┌──
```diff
+#pragma unroll
+                for (int u = 0; u < TB; ++u) grs[k] += (double)v[k][u];
+        }
+    }
+    if (k0 == 0) __syncthreads();
 #pragma unroll
     for (int k = 0; k < NCH; ++k) {
         const int s = wg + 4 * (k0 + k);
@@ -422,7 +440,7 @@
                 invL = invL_io[o];
             } else {
                 const double gr = grs[k];
-                const float Ns = ws.occ[(int64_t)rec * S + s];
+                const float Ns = socc[s];
                 invL = 1.f / (1.f + FaFb * Ns * phi);
                 alpha = (float)((double)(FaFb * invL) * gr);
             }
@@ -438,7 +456,6 @@
                 if (invL_io) invL_io[o] = dead ? 0.f : invL;
             }
         }
-        sAv[s * kMaxR + r] = Av;
         c = group_sum<32>(c);
         reg = group_sum<32>(reg);
         if (lane == 0) {
@@ -452,20 +469,8 @@
         const int s = threadIdx.x;
         const bool dead = s >= ns;
         ws.bias[(int64_t)rec * S + s] =
-            dead ? CUDART_INF_F : (float)(ws.hp[rec].dFa * 0.5 * ((cpart[s][0] + cpart[s][1]) + (cpart[s][2] + cpart[s][3])));
+            dead ? CUDART_INF_F : (float)(dFa * 0.5 * ((cpart[s][0] + cpart[s][1]) + (cpart[s][2] + cpart[s][3])));
         ws.regp[(int64_t)rec * S + s] = dead ? 0.0 : (rpart[s][0] + rpart[s][1]) + (rpart[s][2] + rpart[s][3]);
-    }
-    const int KS = R128 ? 16 : (R + 7) >> 3, KQ = 2 * KS;
-    float *fh = ws.Afrag_hi + (int64_t)rec * NT * KS * 64, *fl = ws.Afrag_lo + (int64_t)rec * NT * KS * 64;
-    for (int q = threadIdx.x; q < NT * KS * 64; q += 512) {
-        const int e = q & 1, ln = (q >> 1) & 31, ij = q >> 6;
-        const int j = R128 ? (ij & 15) : ij % KS, i = R128 ? (ij >> 4) : ij / KS;
-        const int st = 8 * i + (ln >> 2), fq = ln & 3;
-        const int col = R128 ? 16 * (j >> 1) + 4 * fq + 2 * (j & 1) + e : KQ * fq + 2 * j + e;
-        const float Av = col < kMaxR ? sAv[st * kMaxR + col] : 0.f;
-        const float hi = __uint_as_float(__float_as_uint(Av) & 0xffffe000u);
-        fh[q] = hi;
-        fl[q] = Av - hi;
     }
 }
 
@@ -473,35 +478,14 @@
                          const int32_t *n_states, float *alpha_io, float *invL_io, bool from_given,
                          cudaStream_t st) {
     if (pl.n_rec == 0) return 0;
-    const int S8 = pl.S > 8 ? pl.S : 8;
-    const size_t smem = (size_t)S8 * kMaxR * sizeof(float);
     const int fg = from_given ? 1 : 0;
-    if (S8 == kMaxSWide) {
-        static bool configured = false;
-        if (!configured) {
-            if (cudaFuncSetAttribute(speaker_model_kernel<kMaxSWide, true>, cudaFuncAttributeMaxDynamicSharedMemorySize, (int)smem) != cudaSuccess ||
-                cudaFuncSetAttribute(speaker_model_kernel<kMaxSWide, false>, cudaFuncAttributeMaxDynamicSharedMemorySize, (int)smem) != cudaSuccess)
-                return -1;
-            configured = true;
-        }
-    }
-#define VBX_SM(S8_, R_) speaker_model_kernel<S8_, R_><<<pl.n_rec, 512, smem, st>>>(pl, ws, Phi, n_states, alpha_io, invL_io, fg)
-    if (pl.R == 128) {
-        switch (S8) {
-            case 8: VBX_SM(8, true); break;
-            case 16: VBX_SM(16, true); break;
-            case 32: VBX_SM(32, true); break;
-            case kMaxSWide: VBX_SM(kMaxSWide, true); break;
-            default: VBX_SM(64, true); break;
-        }
-    } else {
-        switch (S8) {
-            case 8: VBX_SM(8, false); break;
-            case 16: VBX_SM(16, false); break;
-            case 32: VBX_SM(32, false); break;
-            case kMaxSWide: VBX_SM(kMaxSWide, false); break;
-            default: VBX_SM(64, false); break;
-        }
+#define VBX_SM(S8_) speaker_model_kernel<S8_><<<pl.n_rec, 512, 0, st>>>(pl, ws, Phi, n_states, alpha_io, invL_io, fg)
+    switch (pl.S > 8 ? pl.S : 8) {
+        case 8: VBX_SM(8); break;
+        case 16: VBX_SM(16); break;
+        case 32: VBX_SM(32); break;
+        case kMaxSWide: VBX_SM(kMaxSWide); break;
+        default: VBX_SM(64); break;
     }
 #undef VBX_SM
     return cudaGetLastError() == cudaSuccess ? 1 : -1;
diff --git a/vbx_b200/csrc/vbx_mma_kernels.cu b/vbx_b200/csrc/vbx_mma_kernels.cu
--- a/vbx_b200/csrc/vbx_mma_kernels.cu
+++ b/vbx_b200/csrc/vbx_mma_kernels.cu
@@ -13,10 +13,6 @@
 __device__ __forceinline__ void split_tf32(const float x, uint32_t &hi, uint32_t &lo) {
     asm volatile("{\n\t.reg .b32 t;\n\tadd.u32 t, %1, 0x1000;\n\tand.b32 %0, t, 0xffffe000;\n\t}" : "=r"(hi) : "r"(__float_as_uint(x)));
     lo = (__float_as_uint(x - __uint_as_float(hi)) + 0x1000u) & 0xffffe000u;
-}
-__device__ __forceinline__ void cp_async16_(void *smem, const void *gmem) {
-    unsigned s = static_cast<unsigned>(__cvta_generic_to_shared(smem));
-    asm volatile("cp.async.cg.shared.global [%0], [%1], 16;\n" ::"r"(s), "l"(gmem));
 }
 
 template <int S_PAD>
@@ -184,16 +180,26 @@
     const int len = (int)min((int64_t)kMTile, pl.offsets[rec + 1] - f0);
     const int tid = threadIdx.x, warp = tid >> 5, lane = tid & 31;
     const int g = lane >> 2, q = lane & 3;
-    {
-        const int n16 = NT * KS * 32 / 2;
-        const uint4 *gh = reinterpret_cast<const uint4 *>(ws.Afrag_hi + (int64_t)rec * NT * KS * 64);
-        const uint4 *gl = reinterpret_cast<const uint4 *>(ws.Afrag_lo + (int64_t)rec * NT * KS * 64);
-        for (int i = tid; i < n16; i += 32 * NW) {
-            cp_async16_(reinterpret_cast<uint4 *>(sBh) + i, gh + i);
-            cp_async16_(reinterpret_cast<uint4 *>(sBl) + i, gl + i);
-        }
-        asm volatile("cp.async.commit_group;\n" ::);
-    }
+    auto build_frags = [&]() {
+        const float *A = ws.A + (int64_t)rec * S_PAD * R;
+        auto one = [&](const int idx) {
+            const int ln = idx & 31, ij = idx >> 5;
+            const int j = R128 ? (ij & 15) : ij % KS, i = R128 ? (ij >> 4) : ij / KS;
+            const int st = 8 * i + (ln >> 2), fq = ln & 3;
+            const int col = R128 ? 16 * (j >> 1) + 4 * fq + 2 * (j & 1) : KQ * fq + 2 * j;
+            float2 av = make_float2(0.f, 0.f);
+            if (st < S_PAD && col < R) av = __ldg(reinterpret_cast<const float2 *>(A + st * R + col));
+            const uint32_t h0 = __float_as_uint(av.x) & 0xffffe000u, h1 = __float_as_uint(av.y) & 0xffffe000u;
+            sBh[idx] = make_uint2(h0, h1);
+            sBl[idx] = make_uint2(__float_as_uint(av.x - __uint_as_float(h0)), __float_as_uint(av.y - __uint_as_float(h1)));
+        };
+        if constexpr (R128) {
+#pragma unroll
+            for (int k = 0; k < NT * 16 * 32 / (32 * NW); ++k) one(tid + 32 * NW * k);
+        } else {
+            for (int idx = tid; idx < NT * KS * 32; idx += 32 * NW) one(idx);
+        }
+    };
     float nb[NT][2], wv[NT][2];
     const int ns = n_states ? n_states[rec] : S_PAD;
     const float Q = WITH_C ? 1.f - ws.hp[rec].loopP : 0.f;
@@ -313,14 +319,14 @@
         };
         Raw r0;
         load_mt(warp, r0);
-        asm volatile("cp.async.wait_group 0;\n" ::: "memory");
+        build_frags();
         __syncthreads();
         for (int mt = warp; mt < n_mt; mt += NW) {
             if (mt != warp) load_mt(mt, r0);
             compute(r0, mt);
         }
     } else {
-        asm volatile("cp.async.wait_group 0;\n" ::: "memory");
+        build_frags();
         __syncthreads();
         for (int mt = warp; mt < n_mt; mt += NW) {
             float D[NT][4], E[NT][4];
```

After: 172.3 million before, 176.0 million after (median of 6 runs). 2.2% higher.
└──
§ **What you need to do**
"dead" is the string to look for; please copy every line of the records above where it appears.

§ **Answer to this exercise**
                 if (invL_io) invL_io[o] = dead ? 0.f : invL;
         const bool dead = s >= ns;
-            dead ? CUDART_INF_F : (float)(ws.hp[rec].dFa * 0.5 * ((cpart[s][0] + cpart[s][1]) + (cpart[s][2] + cpart[s][3])));
+            dead ? CUDART_INF_F : (float)(dFa * 0.5 * ((cpart[s][0] + cpart[s][1]) + (cpart[s][2] + cpart[s][3])));
         ws.regp[(int64_t)rec * S + s] = dead ? 0.0 : (rpart[s][0] + rpart[s][1]) + (rpart[s][2] + rpart[s][3]);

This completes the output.